Problem to work on →
Give the number of lines in the records below that contain the word "excl", and nothing more.

Stored items
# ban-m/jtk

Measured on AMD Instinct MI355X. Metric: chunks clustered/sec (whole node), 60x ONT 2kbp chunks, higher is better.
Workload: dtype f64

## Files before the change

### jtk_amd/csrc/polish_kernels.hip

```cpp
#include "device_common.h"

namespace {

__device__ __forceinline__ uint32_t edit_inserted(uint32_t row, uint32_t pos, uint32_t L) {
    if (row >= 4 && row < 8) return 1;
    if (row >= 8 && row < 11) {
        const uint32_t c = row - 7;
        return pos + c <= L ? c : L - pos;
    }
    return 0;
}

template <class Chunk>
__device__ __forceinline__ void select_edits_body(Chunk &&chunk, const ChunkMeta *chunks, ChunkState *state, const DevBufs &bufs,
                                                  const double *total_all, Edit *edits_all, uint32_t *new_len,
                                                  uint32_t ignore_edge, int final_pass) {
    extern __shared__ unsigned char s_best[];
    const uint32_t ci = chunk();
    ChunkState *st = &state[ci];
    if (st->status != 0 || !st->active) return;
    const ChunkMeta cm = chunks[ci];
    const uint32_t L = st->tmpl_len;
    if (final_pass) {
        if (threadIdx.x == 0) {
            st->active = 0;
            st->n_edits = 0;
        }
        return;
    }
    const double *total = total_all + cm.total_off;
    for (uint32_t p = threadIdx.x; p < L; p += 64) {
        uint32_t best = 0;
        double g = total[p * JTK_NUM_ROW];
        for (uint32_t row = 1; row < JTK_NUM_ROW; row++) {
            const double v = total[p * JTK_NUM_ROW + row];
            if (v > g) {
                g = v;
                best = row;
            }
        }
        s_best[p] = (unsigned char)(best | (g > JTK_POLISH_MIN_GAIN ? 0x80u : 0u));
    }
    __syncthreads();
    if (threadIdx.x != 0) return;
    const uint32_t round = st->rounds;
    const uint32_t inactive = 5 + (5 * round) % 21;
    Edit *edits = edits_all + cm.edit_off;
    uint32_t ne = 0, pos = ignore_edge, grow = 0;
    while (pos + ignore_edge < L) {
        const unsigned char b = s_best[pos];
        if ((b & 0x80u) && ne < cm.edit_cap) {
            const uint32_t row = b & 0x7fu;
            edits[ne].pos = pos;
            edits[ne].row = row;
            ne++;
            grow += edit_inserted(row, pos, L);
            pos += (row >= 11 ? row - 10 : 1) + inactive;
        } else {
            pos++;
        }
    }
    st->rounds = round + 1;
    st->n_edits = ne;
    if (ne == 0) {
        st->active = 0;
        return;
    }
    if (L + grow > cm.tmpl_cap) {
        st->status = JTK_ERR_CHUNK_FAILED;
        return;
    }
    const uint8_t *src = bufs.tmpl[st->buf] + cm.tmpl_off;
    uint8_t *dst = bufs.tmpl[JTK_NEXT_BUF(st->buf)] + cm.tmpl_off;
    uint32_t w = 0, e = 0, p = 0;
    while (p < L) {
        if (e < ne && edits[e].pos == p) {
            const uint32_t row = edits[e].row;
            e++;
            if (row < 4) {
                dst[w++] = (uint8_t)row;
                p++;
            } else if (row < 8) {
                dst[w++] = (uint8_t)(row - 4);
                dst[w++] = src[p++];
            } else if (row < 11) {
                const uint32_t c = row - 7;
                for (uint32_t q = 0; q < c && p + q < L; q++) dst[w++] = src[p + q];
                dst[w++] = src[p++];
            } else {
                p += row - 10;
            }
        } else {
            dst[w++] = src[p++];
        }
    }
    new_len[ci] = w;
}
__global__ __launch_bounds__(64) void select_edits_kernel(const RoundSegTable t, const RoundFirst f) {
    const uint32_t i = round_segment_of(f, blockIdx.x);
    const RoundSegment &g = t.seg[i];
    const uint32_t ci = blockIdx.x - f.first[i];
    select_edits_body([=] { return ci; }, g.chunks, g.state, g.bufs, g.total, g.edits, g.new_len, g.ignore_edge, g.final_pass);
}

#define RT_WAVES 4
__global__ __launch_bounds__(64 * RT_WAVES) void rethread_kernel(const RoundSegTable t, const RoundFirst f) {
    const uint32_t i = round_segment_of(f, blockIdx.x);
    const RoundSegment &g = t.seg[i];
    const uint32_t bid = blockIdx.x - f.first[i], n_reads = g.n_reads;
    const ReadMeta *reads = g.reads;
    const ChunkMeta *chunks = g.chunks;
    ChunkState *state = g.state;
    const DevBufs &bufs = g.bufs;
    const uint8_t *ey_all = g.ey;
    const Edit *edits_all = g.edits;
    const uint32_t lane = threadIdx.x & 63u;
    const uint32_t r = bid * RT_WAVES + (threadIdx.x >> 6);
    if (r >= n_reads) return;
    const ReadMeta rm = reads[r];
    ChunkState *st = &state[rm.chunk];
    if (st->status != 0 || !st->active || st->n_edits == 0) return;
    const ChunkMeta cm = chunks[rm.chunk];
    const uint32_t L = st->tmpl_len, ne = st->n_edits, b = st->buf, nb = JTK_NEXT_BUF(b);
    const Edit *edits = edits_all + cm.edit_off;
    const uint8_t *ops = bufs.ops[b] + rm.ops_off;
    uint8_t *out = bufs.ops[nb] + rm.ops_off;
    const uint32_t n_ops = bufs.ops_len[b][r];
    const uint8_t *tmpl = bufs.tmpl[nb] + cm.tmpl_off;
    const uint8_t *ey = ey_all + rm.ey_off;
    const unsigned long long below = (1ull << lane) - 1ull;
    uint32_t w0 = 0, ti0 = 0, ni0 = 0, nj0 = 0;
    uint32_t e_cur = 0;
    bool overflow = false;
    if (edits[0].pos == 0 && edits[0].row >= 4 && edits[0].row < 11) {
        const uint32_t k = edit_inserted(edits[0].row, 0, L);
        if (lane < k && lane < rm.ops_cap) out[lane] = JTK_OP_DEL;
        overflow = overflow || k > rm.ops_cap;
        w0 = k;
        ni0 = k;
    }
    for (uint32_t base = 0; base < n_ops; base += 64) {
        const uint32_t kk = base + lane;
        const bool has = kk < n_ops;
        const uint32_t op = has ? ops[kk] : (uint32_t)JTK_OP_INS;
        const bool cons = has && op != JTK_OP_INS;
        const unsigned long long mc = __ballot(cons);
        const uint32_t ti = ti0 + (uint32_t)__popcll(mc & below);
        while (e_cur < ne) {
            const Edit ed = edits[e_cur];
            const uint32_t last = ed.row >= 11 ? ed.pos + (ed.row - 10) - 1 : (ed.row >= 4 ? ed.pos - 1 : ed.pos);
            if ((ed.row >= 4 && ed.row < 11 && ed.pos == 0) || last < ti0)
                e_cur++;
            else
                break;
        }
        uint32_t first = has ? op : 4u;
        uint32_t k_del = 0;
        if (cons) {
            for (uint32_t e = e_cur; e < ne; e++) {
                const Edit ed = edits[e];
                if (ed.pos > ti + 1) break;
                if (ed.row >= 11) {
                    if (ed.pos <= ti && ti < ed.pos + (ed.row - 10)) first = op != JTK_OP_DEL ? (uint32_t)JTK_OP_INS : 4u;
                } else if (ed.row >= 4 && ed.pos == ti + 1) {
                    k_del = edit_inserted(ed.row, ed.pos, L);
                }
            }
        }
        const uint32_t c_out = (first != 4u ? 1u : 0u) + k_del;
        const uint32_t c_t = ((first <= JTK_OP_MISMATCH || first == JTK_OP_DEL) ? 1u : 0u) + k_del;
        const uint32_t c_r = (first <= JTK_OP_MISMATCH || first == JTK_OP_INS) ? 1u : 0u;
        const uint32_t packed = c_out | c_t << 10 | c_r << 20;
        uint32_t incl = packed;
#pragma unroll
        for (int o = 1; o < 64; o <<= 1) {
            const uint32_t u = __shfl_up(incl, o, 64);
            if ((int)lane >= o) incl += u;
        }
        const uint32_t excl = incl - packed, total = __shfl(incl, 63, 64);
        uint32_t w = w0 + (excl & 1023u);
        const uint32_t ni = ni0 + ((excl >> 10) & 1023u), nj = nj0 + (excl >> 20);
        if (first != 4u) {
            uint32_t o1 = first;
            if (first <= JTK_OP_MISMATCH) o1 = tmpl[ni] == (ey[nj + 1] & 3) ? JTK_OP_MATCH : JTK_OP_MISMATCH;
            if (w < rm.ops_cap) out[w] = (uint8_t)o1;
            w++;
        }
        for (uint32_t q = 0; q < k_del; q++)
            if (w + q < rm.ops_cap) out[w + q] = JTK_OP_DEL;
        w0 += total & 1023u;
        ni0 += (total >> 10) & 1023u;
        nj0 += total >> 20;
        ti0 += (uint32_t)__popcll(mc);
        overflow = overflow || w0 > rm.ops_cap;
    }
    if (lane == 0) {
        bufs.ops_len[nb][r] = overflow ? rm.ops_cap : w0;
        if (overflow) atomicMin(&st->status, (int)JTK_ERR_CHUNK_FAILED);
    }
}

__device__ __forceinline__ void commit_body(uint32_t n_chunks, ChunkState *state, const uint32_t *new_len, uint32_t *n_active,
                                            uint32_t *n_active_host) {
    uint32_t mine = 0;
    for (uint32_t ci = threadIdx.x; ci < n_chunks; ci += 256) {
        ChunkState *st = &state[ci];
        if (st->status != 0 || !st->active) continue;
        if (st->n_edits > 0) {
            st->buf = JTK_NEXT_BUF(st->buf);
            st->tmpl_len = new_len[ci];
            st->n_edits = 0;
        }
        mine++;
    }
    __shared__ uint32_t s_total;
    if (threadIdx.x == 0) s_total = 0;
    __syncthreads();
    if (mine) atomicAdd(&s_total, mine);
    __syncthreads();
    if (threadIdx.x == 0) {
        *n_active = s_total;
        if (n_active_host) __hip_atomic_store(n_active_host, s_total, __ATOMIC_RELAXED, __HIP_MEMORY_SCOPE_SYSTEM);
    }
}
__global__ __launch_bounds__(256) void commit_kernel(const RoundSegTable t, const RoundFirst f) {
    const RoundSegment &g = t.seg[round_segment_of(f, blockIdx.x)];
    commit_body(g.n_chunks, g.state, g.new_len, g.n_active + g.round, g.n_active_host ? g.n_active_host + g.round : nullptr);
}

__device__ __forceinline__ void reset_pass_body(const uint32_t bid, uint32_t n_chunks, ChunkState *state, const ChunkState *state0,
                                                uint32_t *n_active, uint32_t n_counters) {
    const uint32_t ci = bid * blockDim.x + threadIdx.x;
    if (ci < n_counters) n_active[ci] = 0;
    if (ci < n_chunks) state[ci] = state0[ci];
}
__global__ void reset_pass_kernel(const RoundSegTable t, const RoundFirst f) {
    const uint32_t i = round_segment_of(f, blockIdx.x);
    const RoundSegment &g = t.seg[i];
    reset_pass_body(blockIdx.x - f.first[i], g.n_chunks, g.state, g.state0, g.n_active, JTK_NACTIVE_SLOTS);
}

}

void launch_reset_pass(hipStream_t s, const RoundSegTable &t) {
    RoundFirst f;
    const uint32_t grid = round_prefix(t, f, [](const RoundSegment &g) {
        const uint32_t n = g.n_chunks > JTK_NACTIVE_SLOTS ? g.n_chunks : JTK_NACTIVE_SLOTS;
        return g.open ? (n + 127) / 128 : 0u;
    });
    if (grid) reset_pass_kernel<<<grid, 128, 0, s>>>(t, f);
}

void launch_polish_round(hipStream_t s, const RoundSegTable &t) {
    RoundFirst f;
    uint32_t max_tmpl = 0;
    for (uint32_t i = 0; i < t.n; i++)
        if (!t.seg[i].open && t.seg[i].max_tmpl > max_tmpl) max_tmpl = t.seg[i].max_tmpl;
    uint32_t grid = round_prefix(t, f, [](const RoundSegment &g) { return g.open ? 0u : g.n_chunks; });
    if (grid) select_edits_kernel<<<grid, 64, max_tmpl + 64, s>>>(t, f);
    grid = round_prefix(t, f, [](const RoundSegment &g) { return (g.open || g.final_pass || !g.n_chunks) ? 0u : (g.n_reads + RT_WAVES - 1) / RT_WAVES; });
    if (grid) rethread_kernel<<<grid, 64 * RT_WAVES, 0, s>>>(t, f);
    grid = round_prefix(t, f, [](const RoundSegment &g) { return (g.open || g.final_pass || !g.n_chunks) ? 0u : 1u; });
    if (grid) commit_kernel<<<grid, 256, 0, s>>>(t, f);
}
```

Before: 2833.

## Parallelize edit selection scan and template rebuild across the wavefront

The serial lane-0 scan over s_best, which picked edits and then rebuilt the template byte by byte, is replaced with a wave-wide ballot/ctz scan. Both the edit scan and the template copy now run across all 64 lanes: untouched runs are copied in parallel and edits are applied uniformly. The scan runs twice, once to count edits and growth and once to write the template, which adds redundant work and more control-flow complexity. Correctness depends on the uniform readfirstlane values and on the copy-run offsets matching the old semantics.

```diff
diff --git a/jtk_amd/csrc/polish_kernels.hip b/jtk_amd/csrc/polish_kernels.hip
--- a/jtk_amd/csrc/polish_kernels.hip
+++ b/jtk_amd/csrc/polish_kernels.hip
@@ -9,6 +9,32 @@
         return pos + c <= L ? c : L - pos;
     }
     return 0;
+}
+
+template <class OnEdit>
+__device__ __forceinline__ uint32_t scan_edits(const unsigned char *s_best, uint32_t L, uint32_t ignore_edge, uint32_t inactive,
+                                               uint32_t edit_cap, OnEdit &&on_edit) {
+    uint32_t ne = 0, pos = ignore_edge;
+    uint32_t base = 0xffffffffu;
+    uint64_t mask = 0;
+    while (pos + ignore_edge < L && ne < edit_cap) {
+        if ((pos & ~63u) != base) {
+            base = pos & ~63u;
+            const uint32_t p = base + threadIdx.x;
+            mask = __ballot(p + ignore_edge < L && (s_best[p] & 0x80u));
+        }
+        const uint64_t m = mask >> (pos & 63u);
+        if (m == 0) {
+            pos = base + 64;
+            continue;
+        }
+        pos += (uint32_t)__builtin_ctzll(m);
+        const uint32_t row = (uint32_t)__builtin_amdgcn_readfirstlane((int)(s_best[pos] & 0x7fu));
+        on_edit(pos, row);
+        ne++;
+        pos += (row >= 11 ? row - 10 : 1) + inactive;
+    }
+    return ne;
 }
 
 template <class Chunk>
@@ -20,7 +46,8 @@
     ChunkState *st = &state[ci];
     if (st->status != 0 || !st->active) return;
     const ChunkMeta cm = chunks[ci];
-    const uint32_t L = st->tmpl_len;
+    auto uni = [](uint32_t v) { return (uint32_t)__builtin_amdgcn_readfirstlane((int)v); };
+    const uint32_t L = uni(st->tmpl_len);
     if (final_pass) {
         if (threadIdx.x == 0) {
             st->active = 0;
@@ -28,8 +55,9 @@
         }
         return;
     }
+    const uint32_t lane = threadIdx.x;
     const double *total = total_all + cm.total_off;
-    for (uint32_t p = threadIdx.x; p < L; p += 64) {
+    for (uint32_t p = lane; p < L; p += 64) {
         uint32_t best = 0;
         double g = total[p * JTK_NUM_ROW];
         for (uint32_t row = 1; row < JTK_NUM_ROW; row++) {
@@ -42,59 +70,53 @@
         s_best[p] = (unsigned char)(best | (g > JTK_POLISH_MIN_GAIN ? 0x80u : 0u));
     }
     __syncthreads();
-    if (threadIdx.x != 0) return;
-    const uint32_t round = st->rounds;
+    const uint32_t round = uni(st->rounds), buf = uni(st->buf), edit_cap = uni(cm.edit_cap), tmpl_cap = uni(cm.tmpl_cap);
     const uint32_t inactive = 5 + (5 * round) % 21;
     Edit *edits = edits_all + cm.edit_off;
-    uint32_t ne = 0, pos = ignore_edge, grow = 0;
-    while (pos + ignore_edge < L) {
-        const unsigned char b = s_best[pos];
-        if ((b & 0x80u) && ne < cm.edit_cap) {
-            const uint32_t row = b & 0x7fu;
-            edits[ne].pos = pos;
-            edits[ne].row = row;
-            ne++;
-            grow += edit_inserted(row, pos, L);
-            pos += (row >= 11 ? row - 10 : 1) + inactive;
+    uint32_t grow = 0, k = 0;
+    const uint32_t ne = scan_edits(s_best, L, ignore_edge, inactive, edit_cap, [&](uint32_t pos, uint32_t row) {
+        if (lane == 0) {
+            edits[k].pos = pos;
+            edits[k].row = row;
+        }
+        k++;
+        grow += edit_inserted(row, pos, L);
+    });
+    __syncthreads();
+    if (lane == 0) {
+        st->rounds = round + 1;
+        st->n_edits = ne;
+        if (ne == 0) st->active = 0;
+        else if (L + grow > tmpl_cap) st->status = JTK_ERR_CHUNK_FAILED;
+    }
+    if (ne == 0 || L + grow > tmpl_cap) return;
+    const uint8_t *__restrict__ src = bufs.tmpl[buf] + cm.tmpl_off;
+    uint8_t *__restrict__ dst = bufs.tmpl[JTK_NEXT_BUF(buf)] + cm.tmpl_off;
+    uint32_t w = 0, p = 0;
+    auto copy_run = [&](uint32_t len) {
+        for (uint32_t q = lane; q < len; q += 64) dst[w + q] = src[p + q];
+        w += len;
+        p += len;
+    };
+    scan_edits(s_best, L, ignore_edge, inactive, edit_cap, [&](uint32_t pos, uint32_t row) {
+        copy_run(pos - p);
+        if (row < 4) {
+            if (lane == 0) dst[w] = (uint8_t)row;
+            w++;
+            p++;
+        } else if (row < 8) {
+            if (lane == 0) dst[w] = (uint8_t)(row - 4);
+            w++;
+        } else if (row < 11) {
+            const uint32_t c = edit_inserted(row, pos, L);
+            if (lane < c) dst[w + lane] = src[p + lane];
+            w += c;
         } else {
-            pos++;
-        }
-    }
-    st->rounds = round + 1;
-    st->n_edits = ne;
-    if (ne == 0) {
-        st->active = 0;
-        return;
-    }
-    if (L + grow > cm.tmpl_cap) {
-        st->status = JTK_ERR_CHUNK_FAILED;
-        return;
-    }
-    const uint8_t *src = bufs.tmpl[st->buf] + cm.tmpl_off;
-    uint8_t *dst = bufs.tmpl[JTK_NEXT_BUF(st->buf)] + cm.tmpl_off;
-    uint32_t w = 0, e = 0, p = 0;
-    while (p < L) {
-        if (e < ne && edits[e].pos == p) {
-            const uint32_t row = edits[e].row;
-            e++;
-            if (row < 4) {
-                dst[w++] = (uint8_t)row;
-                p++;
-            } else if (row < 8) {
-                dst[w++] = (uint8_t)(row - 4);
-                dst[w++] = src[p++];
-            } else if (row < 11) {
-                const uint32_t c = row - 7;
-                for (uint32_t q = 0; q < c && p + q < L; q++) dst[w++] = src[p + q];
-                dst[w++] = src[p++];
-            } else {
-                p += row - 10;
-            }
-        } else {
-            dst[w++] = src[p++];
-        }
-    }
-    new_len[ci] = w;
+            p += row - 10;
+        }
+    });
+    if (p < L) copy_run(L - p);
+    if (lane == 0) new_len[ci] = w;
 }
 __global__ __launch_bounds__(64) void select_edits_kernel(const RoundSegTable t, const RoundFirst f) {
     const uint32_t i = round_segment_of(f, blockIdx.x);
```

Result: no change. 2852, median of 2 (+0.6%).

...

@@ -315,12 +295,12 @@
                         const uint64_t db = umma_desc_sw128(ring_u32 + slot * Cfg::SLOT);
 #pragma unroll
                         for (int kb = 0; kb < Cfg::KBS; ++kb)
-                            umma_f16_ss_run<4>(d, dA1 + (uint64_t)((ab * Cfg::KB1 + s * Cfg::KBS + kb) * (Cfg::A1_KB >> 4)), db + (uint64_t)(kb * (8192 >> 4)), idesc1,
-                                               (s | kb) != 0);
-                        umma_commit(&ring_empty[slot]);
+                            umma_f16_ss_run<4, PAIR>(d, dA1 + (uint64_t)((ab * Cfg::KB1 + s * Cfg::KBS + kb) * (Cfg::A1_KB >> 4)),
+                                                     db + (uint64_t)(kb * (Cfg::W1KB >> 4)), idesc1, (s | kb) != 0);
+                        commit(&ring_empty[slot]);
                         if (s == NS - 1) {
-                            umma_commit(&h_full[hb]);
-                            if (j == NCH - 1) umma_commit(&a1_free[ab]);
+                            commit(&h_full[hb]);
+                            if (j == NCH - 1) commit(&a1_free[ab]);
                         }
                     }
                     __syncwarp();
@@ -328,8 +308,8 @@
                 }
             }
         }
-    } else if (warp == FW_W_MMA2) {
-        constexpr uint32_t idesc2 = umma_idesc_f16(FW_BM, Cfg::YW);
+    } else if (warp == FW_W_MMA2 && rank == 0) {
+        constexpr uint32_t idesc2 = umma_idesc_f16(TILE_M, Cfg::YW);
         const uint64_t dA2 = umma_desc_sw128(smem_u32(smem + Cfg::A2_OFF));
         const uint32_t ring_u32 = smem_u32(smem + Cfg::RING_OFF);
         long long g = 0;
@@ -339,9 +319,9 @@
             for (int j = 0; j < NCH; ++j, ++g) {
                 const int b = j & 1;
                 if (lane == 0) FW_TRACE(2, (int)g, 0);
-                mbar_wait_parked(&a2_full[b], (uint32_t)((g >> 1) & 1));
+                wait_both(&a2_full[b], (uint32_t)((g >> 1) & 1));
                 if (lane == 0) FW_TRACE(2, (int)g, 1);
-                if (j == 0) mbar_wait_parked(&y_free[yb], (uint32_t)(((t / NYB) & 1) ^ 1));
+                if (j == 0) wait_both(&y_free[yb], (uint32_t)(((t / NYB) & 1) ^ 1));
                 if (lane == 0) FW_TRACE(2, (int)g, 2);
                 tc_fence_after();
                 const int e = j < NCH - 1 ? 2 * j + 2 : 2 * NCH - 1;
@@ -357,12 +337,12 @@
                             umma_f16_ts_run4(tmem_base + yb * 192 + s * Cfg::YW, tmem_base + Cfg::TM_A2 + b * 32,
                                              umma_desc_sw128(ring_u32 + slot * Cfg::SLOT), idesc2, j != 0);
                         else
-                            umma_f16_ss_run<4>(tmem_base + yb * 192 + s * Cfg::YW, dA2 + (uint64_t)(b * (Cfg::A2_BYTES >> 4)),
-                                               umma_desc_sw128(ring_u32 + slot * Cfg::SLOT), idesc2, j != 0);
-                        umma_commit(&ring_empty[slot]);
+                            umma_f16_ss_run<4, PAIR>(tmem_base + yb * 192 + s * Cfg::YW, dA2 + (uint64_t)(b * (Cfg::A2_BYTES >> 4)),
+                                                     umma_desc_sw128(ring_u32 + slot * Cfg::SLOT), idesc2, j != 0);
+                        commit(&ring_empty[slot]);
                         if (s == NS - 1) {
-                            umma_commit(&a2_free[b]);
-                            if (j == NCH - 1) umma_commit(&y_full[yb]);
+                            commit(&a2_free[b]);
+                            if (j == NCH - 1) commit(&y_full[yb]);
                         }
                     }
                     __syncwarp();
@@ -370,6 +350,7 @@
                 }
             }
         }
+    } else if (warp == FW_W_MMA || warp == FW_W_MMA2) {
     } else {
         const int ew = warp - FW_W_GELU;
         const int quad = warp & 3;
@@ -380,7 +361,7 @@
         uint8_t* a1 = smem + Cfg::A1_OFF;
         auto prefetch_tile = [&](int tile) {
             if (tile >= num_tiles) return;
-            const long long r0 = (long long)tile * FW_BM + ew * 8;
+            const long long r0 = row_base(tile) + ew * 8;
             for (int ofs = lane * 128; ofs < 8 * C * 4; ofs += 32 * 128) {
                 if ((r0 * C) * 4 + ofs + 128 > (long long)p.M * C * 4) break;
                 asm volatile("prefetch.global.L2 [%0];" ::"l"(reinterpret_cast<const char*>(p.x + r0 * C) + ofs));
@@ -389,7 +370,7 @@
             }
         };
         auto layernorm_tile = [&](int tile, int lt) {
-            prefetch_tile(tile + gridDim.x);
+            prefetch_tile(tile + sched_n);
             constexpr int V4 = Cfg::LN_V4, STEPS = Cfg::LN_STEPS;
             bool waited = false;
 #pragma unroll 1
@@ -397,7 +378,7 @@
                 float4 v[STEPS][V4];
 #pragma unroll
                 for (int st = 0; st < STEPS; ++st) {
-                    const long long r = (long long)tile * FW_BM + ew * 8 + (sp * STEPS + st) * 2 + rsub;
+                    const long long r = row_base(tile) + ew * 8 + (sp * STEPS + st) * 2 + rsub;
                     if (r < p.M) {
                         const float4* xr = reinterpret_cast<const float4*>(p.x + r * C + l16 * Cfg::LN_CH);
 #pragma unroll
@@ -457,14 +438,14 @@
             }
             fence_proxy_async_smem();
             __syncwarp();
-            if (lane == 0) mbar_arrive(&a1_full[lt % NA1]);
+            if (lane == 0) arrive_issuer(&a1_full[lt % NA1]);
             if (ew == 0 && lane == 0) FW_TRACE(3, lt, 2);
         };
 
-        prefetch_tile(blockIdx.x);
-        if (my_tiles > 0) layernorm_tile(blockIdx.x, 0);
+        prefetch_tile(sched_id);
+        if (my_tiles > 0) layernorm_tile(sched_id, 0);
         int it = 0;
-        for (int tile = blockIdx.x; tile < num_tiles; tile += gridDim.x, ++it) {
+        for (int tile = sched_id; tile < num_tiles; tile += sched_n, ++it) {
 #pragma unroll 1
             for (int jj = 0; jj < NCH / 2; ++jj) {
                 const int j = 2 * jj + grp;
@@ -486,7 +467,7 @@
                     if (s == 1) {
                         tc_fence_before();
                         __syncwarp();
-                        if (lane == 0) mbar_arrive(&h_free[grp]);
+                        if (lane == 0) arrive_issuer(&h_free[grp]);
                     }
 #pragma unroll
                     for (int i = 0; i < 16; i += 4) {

Answer box →
3